# Bear permit questions



## Mr.CheddarNut (Jan 16, 2013)

I must apologize in advance for being ill-prepared for the application of a bear permit. I have never applied before and needless to say I am unprepared. Of course deadline tonight and I have many kids making it very difficult for my little brain to compute. Basically I want a Spring Bear hunt that I can shoot archery over bait. Do I need to apply for the premium hunt in order to do this?
Thanks in advance.

Cheddar


----------



## goofy elk (Dec 16, 2007)

Nope,--- Cant do it, regular or premium.

Bait is no longer legal during spring season .....


----------



## Mr.CheddarNut (Jan 16, 2013)

Well boo hiss. So what is suggested for an archery hunt?

Cheddar


----------



## SidVicious (Aug 19, 2014)

I would look for a season that you can hunt over bait, and dogs cannot be ran. Even though it's an any legal weapon hunt, you can just use your bow.


----------



## Mr.CheddarNut (Jan 16, 2013)

Well I am rather disapointed.
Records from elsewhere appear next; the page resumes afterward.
#pragma unroll
// ... 17 lines not shown
    if (tid < NL * 16) {
        const int l = tid >> 4, j = tid & 15;
        const float* sv = p.saved[0];
        const float* ga = p.gamma[0];
        const float* be = p.beta[0];
        if (NL > 1 && l == 1) { sv = p.saved[1]; ga = p.gamma[1]; be = p.beta[1]; }
        if (NL > 2 && l == 2) { sv = p.saved[2]; ga = p.gamma[2]; be = p.beta[2]; }
        f32x4 c4{0.f, 0.f, 0.f, 0.f};
        if (j < p.count) {
            const float mean = sv[grp_off + 2 * j], rstd = sv[grp_off + 2 * j + 1];
            c4 = f32x4{ga[j] * rstd, be[j], mean, rstd};
        }
        *reinterpret_cast<f32x4*>(s_c + tid * 4) = c4;
    }
    const float wfe = p.vg ? (co_ok ? p.vw[li] : 0.f) : 1.f;

    int u_ry[2], u_rx[2];
#pragma unroll
    for (int k = 0; k < 2; ++k) {
        const int u = lane + 64 * k;
        u_ry[k] = u / (G::kCols / 4);
        u_rx[k] = (u - u_ry[k] * (G::kCols / 4)) * 4;
    }
    const bool second_unit = lane + 64 < G::kUnits;
    const unsigned kOob = 0x80000000u;
    unsigned d_vo[2] = {kOob, kOob};
    const float* d_gn = p.g;
    auto dma_tile = [&](const Tile& t) {
        const int x0 = t.tx * G::kTileX, y0 = t.ty * G::kTileY;
#pragma unroll
        for (int k = 0; k < 2; ++k) {
            const int gy = y0 - 1 + u_ry[k], gx = x0 - G::kLeft + u_rx[k];
            const bool ok = gy >= 0 && gy < p.h && gx >= 0 && gx < p.w;
            d_vo[k] = ok ? 4u * static_cast<unsigned>(gy * p.g_w + gx) : kOob;
        }
        d_gn = p.g + grp_off + static_cast<int64_t>(t.n) * p.g_ns;
    };
    auto issue_chunk = [&](int l, int stage) {
        float* dst = s_g + stage * NG::kStage;
        const __amdgpu_buffer_rsrc_t gr = __builtin_amdgcn_make_buffer_rsrc(const_cast<float*>(d_gn), 0, NL * 12 * p.g_cs * 4, 0x00020000);
#pragma unroll
        for (int i = 0; i < 3; ++i) {
            const int c = wave + 4 * i;
            const unsigned so = 4u * static_cast<unsigned>((l * 12 + c) * p.g_cs);
            __builtin_amdgcn_raw_ptr_buffer_load_lds(gr, (lptr_t)(dst + c * G::kCS), 16, d_vo[0], so, 0, 0);
            if (second_unit) __builtin_amdgcn_raw_ptr_buffer_load_lds(gr, (lptr_t)(dst + c * G::kCS + 256), 16, d_vo[1], so, 0, 0);
        }
    };

    f32x4 xc[R], dc[R], total[R];
    const int lane_x = wx + 4 * lk;
    unsigned lo_r[R];
#pragma unroll
    for (int r = 0; r < R; ++r) lo_r[r] = static_cast<unsigned>(li * p.cs + (wy + r) * p.w + lane_x);
    const unsigned lo_ch = static_cast<unsigned>(li * p.cs);
    int64_t cur_off = 0, po_off = 0, cur_voff = 0;
    unsigned cur_rows = 0, po_rows = 0;
    bool cur_full = false, po_full = false;
    auto begin_tile = [&](const Tile& t) {
        const int x0 = t.tx * G::kTileX, y0 = t.ty * G::kTileY;
        cur_full = y0 + G::kTileY <= p.h && x0 + G::kTileX <= p.w;
        cur_off = grp_off + static_cast<int64_t>(t.n) * p.ns + y0 * p.w + x0;
        cur_voff = grp_off + static_cast<int64_t>(t.n) * p.cs + y0 * p.w + x0;
        const float* xb = p.x + cur_off;
        const float* ob = p.vg ? p.vg + cur_voff : p.out + cur_off;
        if (cur_full) {
            cur_rows = co_ok ? 7u : 0u;
#pragma unroll
            for (int r = 0; r < R; ++r) {
                xc[r] = *reinterpret_cast<const f32x4*>(xb + lo_r[r]);
                dc[r] = *reinterpret_cast<const f32x4*>(ob + (p.vg ? lo_r[r] - lo_ch : lo_r[r]));
            }
        } else {
            unsigned rows = 0;
#pragma unroll
            for (int r = 0; r < R; ++r)
                if (y0 + wy + r < p.h) rows |= 1u << r;
            cur_rows = (co_ok && x0 + lane_x + 3 < p.w) ? rows : 0u;
#pragma unroll
            for (int r = 0; r < R; ++r) {
                xc[r] = f32x4{0.f, 0.f, 0.f, 0.f};
                dc[r] = f32x4{0.f, 0.f, 0.f, 0.f};
                if (cur_rows & (1u << r)) {
                    xc[r] = *reinterpret_cast<const f32x4*>(xb + lo_r[r]);
                    dc[r] = *reinterpret_cast<const f32x4*>(ob + (p.vg ? lo_r[r] - lo_ch : lo_r[r]));
                }
            }
        }
    };

    auto store_results = [&]() {
        float* ob = p.out + po_off;
        if (po_full) {
            if (co_ok) {
#pragma unroll
                for (int r = 0; r < R; ++r) *reinterpret_cast<f32x4*>(ob + lo_r[r]) = dc[r];
            }
        } else {
#pragma unroll
            for (int r = 0; r < R; ++r)
                if (po_rows & (1u << r)) *reinterpret_cast<f32x4*>(ob + lo_r[r]) = dc[r];
        }
    };

    constexpr int kFlushTiles = 8;
    float fs1[NL], fs2[NL];
    double ds1[NL], ds2[NL];
    int tiles_since_flush = 0;
#pragma unroll
    for (int l = 0; l < NL; ++l) { fs1[l] = fs2[l] = 0.f; ds1[l] = ds2[l] = 0.0; }
    dma_tile(cur);
    issue_chunk(0, 0);
    Tile nxt = cur;
    advance(nxt);
    int stage = 0;

    for (int t = 0; t < ntiles; ++t) {
#pragma unroll
        for (int l = 0; l < NL; ++l) {
            asm volatile("s_waitcnt vmcnt(0)" ::: "memory");
            __syncthreads();
            if (l == 0) {
                if (t > 0) {
                    store_results();
                }
                begin_tile(cur);
            }
            if (l + 1 < NL) {
                issue_chunk(l + 1, stage ^ 1);
            } else if (t + 1 < ntiles) {
                dma_tile(nxt);
                issue_chunk(0, stage ^ 1);
            }
            f32x4 acc[R];
#pragma unroll
// ... 16 lines not shown
#pragma unroll
                for (int quad = 0; quad < 3; ++quad) {
                    const int set = quad & 1;
                    if (quad + 1 < 3) load_quad(quad + 1, set ^ 1);
                    __builtin_amdgcn_sched_barrier(0);
#pragma unroll
                    for (int dx = 0; dx < 3; ++dx)
#pragma unroll
                        for (int dy = 0; dy < 3; ++dy)
#pragma unroll
                            for (int r = 0; r < R; ++r)
                                acc[r] = __builtin_amdgcn_mfma_f32_16x16x4f32(av[set][dx][r + dy], bw[set][dy * 3 + dx], acc[r], 0, 0, 0);
                    __builtin_amdgcn_sched_barrier(0);
                }
            }
            {
                const f32x4 c4 = *reinterpret_cast<const f32x4*>(s_c + (l * 16 + li) * 4);
                const float scale = c4[0], beta = c4[1], mean = c4[2], rstd = c4[3];
                float s1 = 0.f, s2 = 0.f;
                auto row = [&](int r) {
#pragma unroll
                    for (int e = 0; e < 4; ++e) {
                        const float xcen = xc[r][e] - mean;
                        const float z = fmaf(xcen, scale, beta);
                        const float dz = z > 0.f ? acc[r][e] : 0.f;
                        s1 += dz;
                        s2 = fmaf(dz, xcen, s2);
                        total[r][e] = l == 0 ? scale * dz : fmaf(scale, dz, total[r][e]);
                    }
                };
// ... 8 lines not shown
                    }
                }
                fs1[l] += s1;
                fs2[l] = fmaf(s2, rstd, fs2[l]);
            }
            if (l == NL - 1) {
#pragma unroll
                for (int r = 0; r < R; ++r)
#pragma unroll
                    for (int e = 0; e < 4; ++e) {
                        float old = dc[r][e] * wfe;
                        asm volatile("" : "+v"(old));
                        dc[r][e] = old + total[r][e];
                    }
                po_off = cur_off;
                po_rows = cur_rows;
                po_full = cur_full;
                cur = nxt;
                advance(nxt);
                if (++tiles_since_flush == kFlushTiles) {
                    tiles_since_flush = 0;
#pragma unroll
                    for (int k = 0; k < NL; ++k) {
                        ds1[k] += static_cast<double>(fs1[k]); ds2[k] += static_cast<double>(fs2[k]);
                        fs1[k] = 0.f; fs2[k] = 0.f;
                    }
                }
            }
            stage ^= 1;
            asm volatile("" : "+s"(stage));
        }
    }
    store_results();

    __syncthreads();
    double* red = reinterpret_cast<double*>(smem);
#pragma unroll
    for (int l = 0; l < NL; ++l) {
        double a = ds1[l] + static_cast<double>(fs1[l]), b = ds2[l] + static_cast<double>(fs2[l]);
        a += __shfl_xor(a, 16, 64); a += __shfl_xor(a, 32, 64);
        b += __shfl_xor(b, 16, 64); b += __shfl_xor(b, 32, 64);
        if (lk == 0) {
            red[((wave * NL + l) * 16 + li) * 2] = a;
            red[((wave * NL + l) * 16 + li) * 2 + 1] = b;
        }
    }
    __syncthreads();
    if (tid < 32 * NL) {
// ... 3 lines not shown
#pragma unroll
            for (int wv = 0; wv < 4; ++wv) t += red[((wv * NL + l) * 16 + j) * 2 + which];
            double* sc = p.scratch[0];
            if (NL > 1 && l == 1) sc = p.scratch[1];
            if (NL > 2 && l == 2) sc = p.scratch[2];
            atomicAdd(sc + bn_slot_offset(p.slot_stride) + grp_off / 2 + 2 * j + which, t);
        }
    }
}
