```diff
@@ -789,6 +867,7 @@
     L.na = na;
     L.quit = 0;
     L.nsl = 0;
+    L.ttail = 0;
     L.big = big ? 1u : 0u;
     L.cur = !na && blockIdx.x < nseg ? blockIdx.x : NONE32;
   }
diff --git a/xynet_amd/csrc/xyws_stream.h b/xynet_amd/csrc/xyws_stream.h
--- a/xynet_amd/csrc/xyws_stream.h
+++ b/xynet_amd/csrc/xyws_stream.h
@@ -89,8 +89,10 @@
   LW_NLOOP_A = 14,
   LW_NLOOP_B = 15,
   LW_RCARRY = 16,
+  LW_TAIL = 24,
   LW_STAT = 32
 };
+static_assert(LW_RCARRY + 8 <= LW_TAIL && LW_TAIL % 2 == 0 && LW_TAIL + 8 <= LW_STAT, "the tail record's words");
 static_assert(LW_EPOCH == LW_DPOL + 1 && LW_DPOL % 2 == 0, "one 16-byte granule");
 
 enum {
@@ -152,6 +154,8 @@
   ST_X_W0 = 41,
   ST_X_BITS = 42,
   ST_X_SURV = 43,
+  LT_TAIL = 44,
+  LT_TAIL_FIN = 45,
   ST_T_STRIDE = 46
 };
 enum {
```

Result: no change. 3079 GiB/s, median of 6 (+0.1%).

I know nothing of hunting Bear and my curiosity has been increasing over the years and after talking with one gentleman with experiance and willingness to help me I figured I would put in. I just presumed you could hunt over bait with a bow as that is how I have seen and heard it done even in the spring. Must be a change for this year. Nevertheless, I dont have time come summer or fall and so no point in putting in for me this year:sad:

Cheddar


----------



## Mr Muleskinner (Feb 14, 2012)

it was a change for this year. Pick summer hunt or a fall hunt or a premium. Either way there are no hunts in the spring over bait. If you draw tag that allows for bait I will give you full arsenal of goo tips that will bring bears in within many miles.


----------



## SidVicious (Aug 19, 2014)

You could hit Idaho. Just buy a tag over the counter and go.


----------



## MuscleWhitefish (Jan 13, 2015)

SidVicious said:


> You could hit Idaho. Just buy a tag over the counter and go.


180 Bear Tag + 32 combo Utah = $212

Utah draw and only one season

150 HL + 82 Bear tags (x2) Idaho = $232

Year long and over the counter.


----------